Big men with big egos confront one another in the “greatest democracy”
Jul 20, 2024As the US presidential election contest heats up, there is bemusement in Papua New Guinea.
In May 2023, I was approached by media sources for a comment on the cancellation of President’s Biden’s intended visit to Papua New Guinea (and Australia) while travelling to attend a G-7 meeting in Japan – a cancellation prompted by a domestic crisis resulting from the failure of Congress to pass the budget. Would Papua New Guinea be offended, I was asked; would this impair the US’s efforts to establish closer relations with Papua New Guinea?
I declined the invitation to comment, suggesting that, of those who were aware of the planned visit, perhaps Prime Minister Marape and some of his ministers might be a little disappointed though many might be relieved to avoid the expense of a visit and the hassles of dealing with the security issues of such a visit in conjunction with the president’s security detail and media entourage.
In any case, Papua New Guineans understood the primacy of domestic issues over international diplomacy.
But what did have some impact, on politicians and officials frequently being lectured to on ‘good governance’ by the World Bank, donor governments and others, was bemusement at the fact that the President of the United States of America should have to cancel an international visit in order to deal with a domestic budgetary problem.
There was however some hostile reaction to President Biden’s offhand remark early in 2024 that his uncle may have been eaten by cannibals when his plane was shot down in New Guinea during World War II.
In the meantime, as part of its ‘Pacific pivot’, the US government had included Papua New Guinea as one of nine countries to receive assistance under its Global Fragility Act initiative, highlighting electoral violence in Papua New Guinea and the country’s ‘importance in a vital geostrategic region’.
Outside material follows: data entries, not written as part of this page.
# Restream/reindexer

Hardware: NVIDIA H100
Metric: KNN QPS @ recall@10 (10Mx768, k=10) + HBM GB/s vs roofline (higher is better)
Workload: dtype f32

## Files before the change

### reindexer_b200/csrc/index.cu

```cuda
#include <cuda_runtime.h>

#include <cub/device/device_scan.cuh>
#include <cub/device/device_segmented_radix_sort.cuh>

#include <algorithm>
#include <atomic>
#include <cstdio>
#include <cstdlib>
#include <cstring>
#include <limits>
#include <memory>
#include <mutex>
#include <new>
#include <string>
#include <unordered_map>
#include <unordered_set>
#include <vector>

#include "../../include/rxgpu.h"
#include "internal.h"
#include "../host/knn_select.h"
#include "knn_scan.cuh"
#include "knn_tc.cuh"
#include "ivf_select.cuh"
// ... 138 lines not shown
		a.queries = d_queries + size_t(q0) * ix->dim;
		a.nq = std::min<uint32_t>(qt, nq - q0);
		for (uint32_t round = 0; round < rounds; ++round) {
			a.k1 = std::min(kr, k1 - round * kr);
			a.floor_keys = round ? ws.d_floor.p : nullptr;
			cudaEvent_t e0 = nullptr, e1 = nullptr;
			if (g_profile.load(std::memory_order_relaxed)) {
				RX_CUDA(cudaEventCreate(&e0));
				RX_CUDA(cudaEventCreate(&e1));
				RX_CUDA(cudaEventRecord(e0, st));
			}
			RX_CUDA(launchScan(ix, qt, a, &grid, st));
			if (e0) {
				RX_CUDA(cudaEventRecord(e1, st));
				g_prof_events.emplace_back(e0, e1);
			}
			MergeArgs m{};
			m.lists = ws.d_lists.p;
			m.labels = ix->d_labels;
			m.out_dist = d_out_dist;
			m.out_idx = d_out_idx;
			m.out_label = d_out_label;
			m.out_count = d_out_count;
			m.floor_out = rounds > 1 ? ws.d_floor.p : nullptr;
			m.nlists = grid;
			m.qt = qt;
			m.k1 = a.k1;
			m.q_offset = q0;
			m.out_stride = k1;
			m.out_offset = round * kr;
			m.mode = mode;
			m.neg_zero = ix->metric != RXGPU_L2;
			knn_merge_lists<<<a.nq, 256, 0, st>>>(m);
			RX_CUDA(cudaGetLastError());
			g_stats.launches += 2;
			g_stats.passes += 1;
		}
	}
	g_stats.query_tile = uint32_t(qt);
	const uint64_t perPass = uint64_t(nrows) * ix->dim * 4 + (ix->metric == RXGPU_COS ? uint64_t(nrows) * 4 : 0) +
							 uint64_t(qt) * ix->dim * 4 + uint64_t(qt) * kr * 12;
	g_stats.algorithmic_bytes += perPass * ((nq + qt - 1) / qt) * rounds;
	return 0;
}

using EncodeTiledFn = CUresult (*)(CUtensorMap*, CUtensorMapDataType, cuuint32_t, void*, const cuuint64_t*, const cuuint64_t*,
								   const cuuint32_t*, const cuuint32_t*, CUtensorMapInterleave, CUtensorMapSwizzle, CUtensorMapL2promotion,
								   CUtensorMapFloatOOBfill);
EncodeTiledFn encodeTiled() {
	static EncodeTiledFn fn = [] {
		void* p = nullptr;
		cudaDriverEntryPointQueryResult q;
		if (cudaGetDriverEntryPoint("cuTensorMapEncodeTiled", &p, cudaEnableDefault, &q) != cudaSuccess || q != cudaDriverEntryPointSuccess) {
			cudaGetLastError();
			return EncodeTiledFn(nullptr);
		}
		return reinterpret_cast<EncodeTiledFn>(p);
	}();
	return fn;
}
int makeCodeMap(CUtensorMap* m, void* base, uint64_t pitchBytes, uint64_t rows, uint32_t boxRows) {
	const cuuint64_t gdim[2] = {pitchBytes, rows};
	const cuuint64_t gstr[1] = {pitchBytes};
	const cuuint32_t box[2] = {uint32_t(kTcChunkK), boxRows};
	const cuuint32_t estr[2] = {1, 1};
	const CUresult r = encodeTiled()(m, CU_TENSOR_MAP_DATA_TYPE_UINT8, 2, base, gdim, gstr, box, estr, CU_TENSOR_MAP_INTERLEAVE_NONE,
									  CU_TENSOR_MAP_SWIZZLE_128B, CU_TENSOR_MAP_L2_PROMOTION_L2_256B, CU_TENSOR_MAP_FLOAT_OOB_FILL_NONE);
	if (r != CUDA_SUCCESS) {
		return fail(RXGPU_ERR_SYSTEM, "rxgpu: cuTensorMapEncodeTiled failed (" + std::to_string(int(r)) + ")");
	}
	return 0;
}

constexpr size_t kTcSmemLimit = 227 * 1024;
uint32_t tcCandCap(uint32_t k1) { return std::max<uint32_t>(4096u, 256u * k1); }
uint32_t tcRangeCap(uint64_t max_out) { return uint32_t(std::max<uint64_t>(4096u, 2 * std::min<uint64_t>(max_out, 1u << 17))); }
constexpr uint32_t kStageRatio = 4;
constexpr uint32_t kStageSeedPerK1 = 2;
constexpr uint32_t kStageCapPerK1 = 64;
uint32_t stageSeedRows(uint32_t k1) { return kStageSeedPerK1 * k1; }
uint32_t stageCandCap(uint32_t k1) { return std::min<uint32_t>(1u << 18, std::max<uint32_t>(4096u, kStageCapPerK1 * k1)); }

using TcKernel = void (*)(const CUtensorMap, const TcArgs);
TcKernel tcKernel(uint32_t nqb, uint32_t cluster) {
	static const TcKernel table[4][2] = {{knn_tc_filter<32, 1>, knn_tc_filter<32, 2>},
										 {knn_tc_filter<64, 1>, knn_tc_filter<64, 2>},
										 {knn_tc_filter<96, 1>, knn_tc_filter<96, 2>},
										 {knn_tc_filter<128, 1>, knn_tc_filter<128, 2>}};
	return table[nqb / 32 - 1][cluster == 2 ? 1 : 0];
}
std::atomic<int> g_tc_diag{0};
unsigned long long* g_tc_diag_buf = nullptr;
TcKernel tcDiagKernel(int mode) {
	static const TcKernel table[4] = {knn_tc_filter<128, 1, kTcDiagStamps>, knn_tc_filter<128, 1, kTcDiagNoRare>,
									  knn_tc_filter<128, 1, kTcDiagNoFetch>, knn_tc_filter<128, 1, kTcDiagNoTest>};
	return table[mode - 1];
}
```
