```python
@functools.lru_cache(maxsize=2048)
def _block_layout(specs):
    off, at = 0, {}
    for name, shape, dtype in specs:
        n = math.prod(shape) * _ITEMSIZE[dtype]
        at[name] = (off, n, shape, dtype)
        off += (n + _OutputBlock._ALIGN - 1) // _OutputBlock._ALIGN * _OutputBlock._ALIGN
    return at, max(off, _OutputBlock._ALIGN)


class ForwardOutput(tuple):

    def __new__(cls, items, status=None, n_vocab=0):
        self = super().__new__(cls, items)
        self.status = status
        self._n_vocab = n_vocab
        return self

    def check(self):
        if self.status is None:
            return []
        words = self.status.cpu().tolist()
        bad = [i for i, w in enumerate(words) if w & _lib.STATUS_BAD_TOKEN]
# ... 401 lines not shown
            last_use[k[1]] = i
        for old in sorted(last_use, key=last_use.get)[:max(0, len(last_use) - max_streams)]:
            for k in [k for k in ws if k[1] == old]:
                del ws[k]

    def _pinned_lens(self, B: int, stream_handle=None):
        key = ("pin", stream_handle if stream_handle is not None else torch.cuda.current_stream(self._device).cuda_stream)
        t = self._ws.get(key)
        if t is None or t[0].numel() < B:
            buf = torch.empty(max(B, 64), dtype=torch.long, pin_memory=True)
            t = (buf, buf.numpy())
            self._ws[key] = t
        self._ws.move_to_end(key)
        return t[0][:B], t[1][:B]

    def _device_lens(self, B: int, stream_handle) -> torch.Tensor:
        key = ("lens", stream_handle)
        t = self._ws.get(key)
        if t is None or t.numel() < B:
            t = torch.empty(max(B, 64), dtype=torch.long, device=self._device)
            self._ws[key] = t
        self._ws.move_to_end(key)
        return t[:B]

    def _ws_bytes(self, kind: str, B: int, L: int, T: int) -> int:
        key = (kind, B, L, T)
        n = self._ws_need.get(key)
        if n is None:
            n = (self._lib.ns_encoder_ws_bytes(self._h, B, L) if kind == "enc" else self._lib.ns_decoder_ws_bytes(self._h, B, L, T))
            if len(self._ws_need) > 4096:
                self._ws_need.clear()
            self._ws_need[key] = n
        return n

    def release_workspaces(self):
        self._ws = OrderedDict()

    def __call__(self, *args, **kwargs):
        return self.forward(*args, **kwargs)

    SPIN_US = builtins.float(os.environ.get("NS_SPIN_US", "300"))

    _UNWRITTEN = int(np.iinfo(np.int64).min)
    POLL_PINNED = os.environ.get("NS_POLL_PINNED", "1") != "0"

    def _wait_phase1(self, dev, pin_np=None):
        if self.SPIN_US > 0:
            deadline = time.perf_counter() + self.SPIN_US * 1e-6
            if pin_np is not None and self.POLL_PINNED:
                while int(pin_np.min()) == self._UNWRITTEN:
                    if time.perf_counter() > deadline:
                        break
                else:
                    return
            else:
                done = torch.cuda.Event()
                done.record(torch.cuda.current_stream(dev))
                while not done.query():
                    if time.perf_counter() > deadline:
# ... 68 lines not shown
            if not p_frame:
                o1.append(("p_pred", (B, L), f32))
            if not e_frame:
                o1.append(("e_pred", (B, L), f32))
            blk1 = _OutputBlock(o1, dev)
            ws_enc = self._workspace("enc", self._ws_bytes("enc", B, L, 0), sh)
            fixed_T = isinstance(max_mel_len, (int, np.integer)) and not isinstance(max_mel_len, bool)
            if async_status and not fixed_T:
                raise ValueError("async_status=True needs max_mel_len=<int>: without a host read the mel axis must be fixed by the caller")
            if fixed_T and int(max_mel_len) < 0:
                raise ValueError(f"max_mel_len ({int(max_mel_len)}) is negative")
            pin = pin_np = None
            if not (fixed_T and async_status):
                pin, pin_np = self._pinned_lens(B, sh)
                pin_np.fill(self._UNWRITTEN)
            tail1 = (B, L, 1.0, float(p_control), float(e_control),
                     _lib.ptr(None if p_frame else target("p_targets", p_targets, (B, L))),
                     _lib.ptr(None if e_frame else target("e_targets", e_targets, (B, L))),
                     _lib.ptr(ws_enc), ws_enc.numel(), blk1.ptr("log_d"), blk1.ptr("d_rounded"), blk1.ptr("src_masks"),
                     blk1.ptr("mel_lens"), blk1.ptr("p_pred"), blk1.ptr("e_pred"), _lib.ptr(pin), st)
            if lens_host is not None and self.packed_rows:
                _lib.check(lib.ns_forward_durations_packed(self._h, _lib.ptr(texts_c), _lib.ptr(lens_c), C.c_void_p(lens_host.ctypes.data), *tail1),
                           "ns_forward_durations_packed")
            else:
                _lib.check(lib.ns_forward_durations(self._h, _lib.ptr(texts_c), _lib.ptr(lens_c), *tail1), "ns_forward_durations")
            blk2 = ws_dec = None
            lens_on_host = False
            if fixed_T and async_status:
                T = int(max_mel_len)
            else:
                hint = int(max_mel_len) if fixed_T else self._t_hint.get((B, L))
                if hint is not None and p_targets is None and e_targets is None:
                    Tc = hint if fixed_T else hint + max(8, hint >> 3)
                    blk2 = _OutputBlock(phase2_outputs(Tc), dev)
                    ws_dec = self._workspace("dec", self._ws_bytes("dec", B, L, Tc), sh)
                self._wait_phase1(dev, pin_np)
                lens_on_host = True
                T = int(pin_np.max())
                if int(pin_np.min()) < 0:
                    bad = [i for i, v in enumerate(pin_np.tolist()) if v < 0]
                    raise IndexError(f"index out of range in self: token id outside [0, {self._cfg.n_vocab}) in utterance(s) {bad}")
                if fixed_T:
                    if int(max_mel_len) < T:
                        cut = [i for i, v in enumerate(pin_np.tolist()) if v > int(max_mel_len)]
                        raise ValueError(f"max_mel_len ({int(max_mel_len)}) is smaller than the longest utterance ({T}): utterance(s) {cut}")
                    T = int(max_mel_len)
                elif callable(max_mel_len):
                    longest = T
                    T = int(max_mel_len(torch.tensor(longest, device=dev)))
                    if T < longest:
                        raise ValueError(f"max_mel_len() returned {T}, smaller than the longest utterance ({longest})")
                else:
                    if len(self._t_hint) > 4096:
                        self._t_hint.clear()
                    self._t_hint[(B, L)] = T
                if blk2 is not None and T > Tc:
                    blk2 = ws_dec = None
            if blk2 is None:
                blk2 = _OutputBlock(phase2_outputs(T), dev)
                ws_dec = self._workspace("dec", self._ws_bytes("dec", B, L, max(T, 1)), sh)
            else:
                blk2.layout(phase2_outputs(T))
                need = self._ws_bytes("dec", B, L, max(T, 1))
                if ws_dec.numel() < need:
                    ws_dec = self._workspace("dec", need, sh)
            tg0 = target("p_targets", p_targets, (B, T)) if p_frame else None
            tg1 = target("e_targets", e_targets, (B, T)) if e_frame else None
            tail = (float(p_control), float(e_control), _lib.ptr(tg0), _lib.ptr(tg1), _lib.ptr(ws_enc), _lib.ptr(ws_dec), ws_dec.numel(),
                    blk2.ptr("mel"), blk2.ptr("post"), blk2.ptr("p_pred") if p_frame else None,
                    blk2.ptr("e_pred") if e_frame else None, blk2.ptr("mel_masks"), blk1.ptr("status"), st)
            if lens_on_host and self.packed_rows:
                _lib.check(lib.ns_forward_mel_packed(self._h, B, L, T, blk1.ptr("mel_lens"), _lib.ptr(pin), *tail), "ns_forward_mel_packed")
            else:
                _lib.check(lib.ns_forward_mel(self._h, B, L, T, blk1.ptr("mel_lens"), *tail), "ns_forward_mel")
            log_d, d_rounded, src_masks = blk1.view("log_d"), blk1.view("d_rounded"), blk1.view("src_masks")
            out_mel_lens, status = blk1.view("mel_lens"), blk1.view("status")
            mel, post, mel_masks = blk2.view("mel"), blk2.view("post"), blk2.view("mel_masks")
            p_pred = blk2.view("p_pred") if p_frame else blk1.view("p_pred")
            e_pred = blk2.view("e_pred") if e_frame else blk1.view("e_pred")
        items = (mel, post, p_pred, e_pred, log_d, d_rounded, src_masks, mel_masks, src_lens, out_mel_lens, None, None)
        if self.outputs == "separate":
            with torch.cuda.stream(torch.cuda.current_stream(dev)):
                items = tuple(t.clone() if (torch.is_tensor(t) and i != 8) else t for i, t in enumerate(items))
                status = status.clone()
        out = ForwardOutput(items, status=status, n_vocab=self._cfg.n_vocab)
        self._last_out = ForwardOutput((), status=status, n_vocab=self._cfg.n_vocab)
# ... 86 lines not shown
```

Almost two decades earlier, Papua New Guineans had taken strong exception to Australian Prime Minister John Howard’s references to the arc of instability in ‘Australia’s backyard’ and to Foreign Minister Alexander Downer’s description of Papua New Guinea as a ‘fragile state’, but there was little apparent objection to the American initiative in 2022.
(In a draft review of the year in Papua New Guinea for the ANU’s East Asia Forum, I suggested that perhaps Papua New Guinea might reciprocate by offering the US advice on such good governance issues as judicial integrity and electoral systems – Papua New Guinea having transitioned from first-past-the-post voting to limited preference voting while the American Fair Vote organisation continues to press for what it calls ranked choice voting in the US. [The EAF deleted the suggestion!])
Indeed during 2023, Papua New Guinea went on to sign several agreements with the US, including an enhanced Defence Cooperation Agreement (negotiations over which had begun in 2016) and to receive visits from the US defence secretary and the USAID administrator. Within the US defence establishment there seems to have been a view that this was a significant gain over China in the contest for ‘influence’ over Papua New Guinea.
Marape, however, emphasised that ‘PNG will not be a military launching pad’ and at a subsequent Pacific Islands Leaders’ Summit in Washington, chaired by President Biden, Marape expressed a wish for the US to focus on trade and development with Papua New Guinea ‘instead of focussing only on security and politics’. And the leader of the parliamentary opposition challenged the DCA and applied for a Supreme Court interpretation on its constitutionality.
Now, as the US presidential election contest heats up there is further bemusement in Papua New Guinea. Papua New Guineans take elections very seriously, and they are used to watching big men with big egos confronting one another. But a contest for leadership, in what most Americans think of as the world’s greatest democracy, between an old man clearly past his peak and a bombastic convicted felon? Whatever happened to good governance?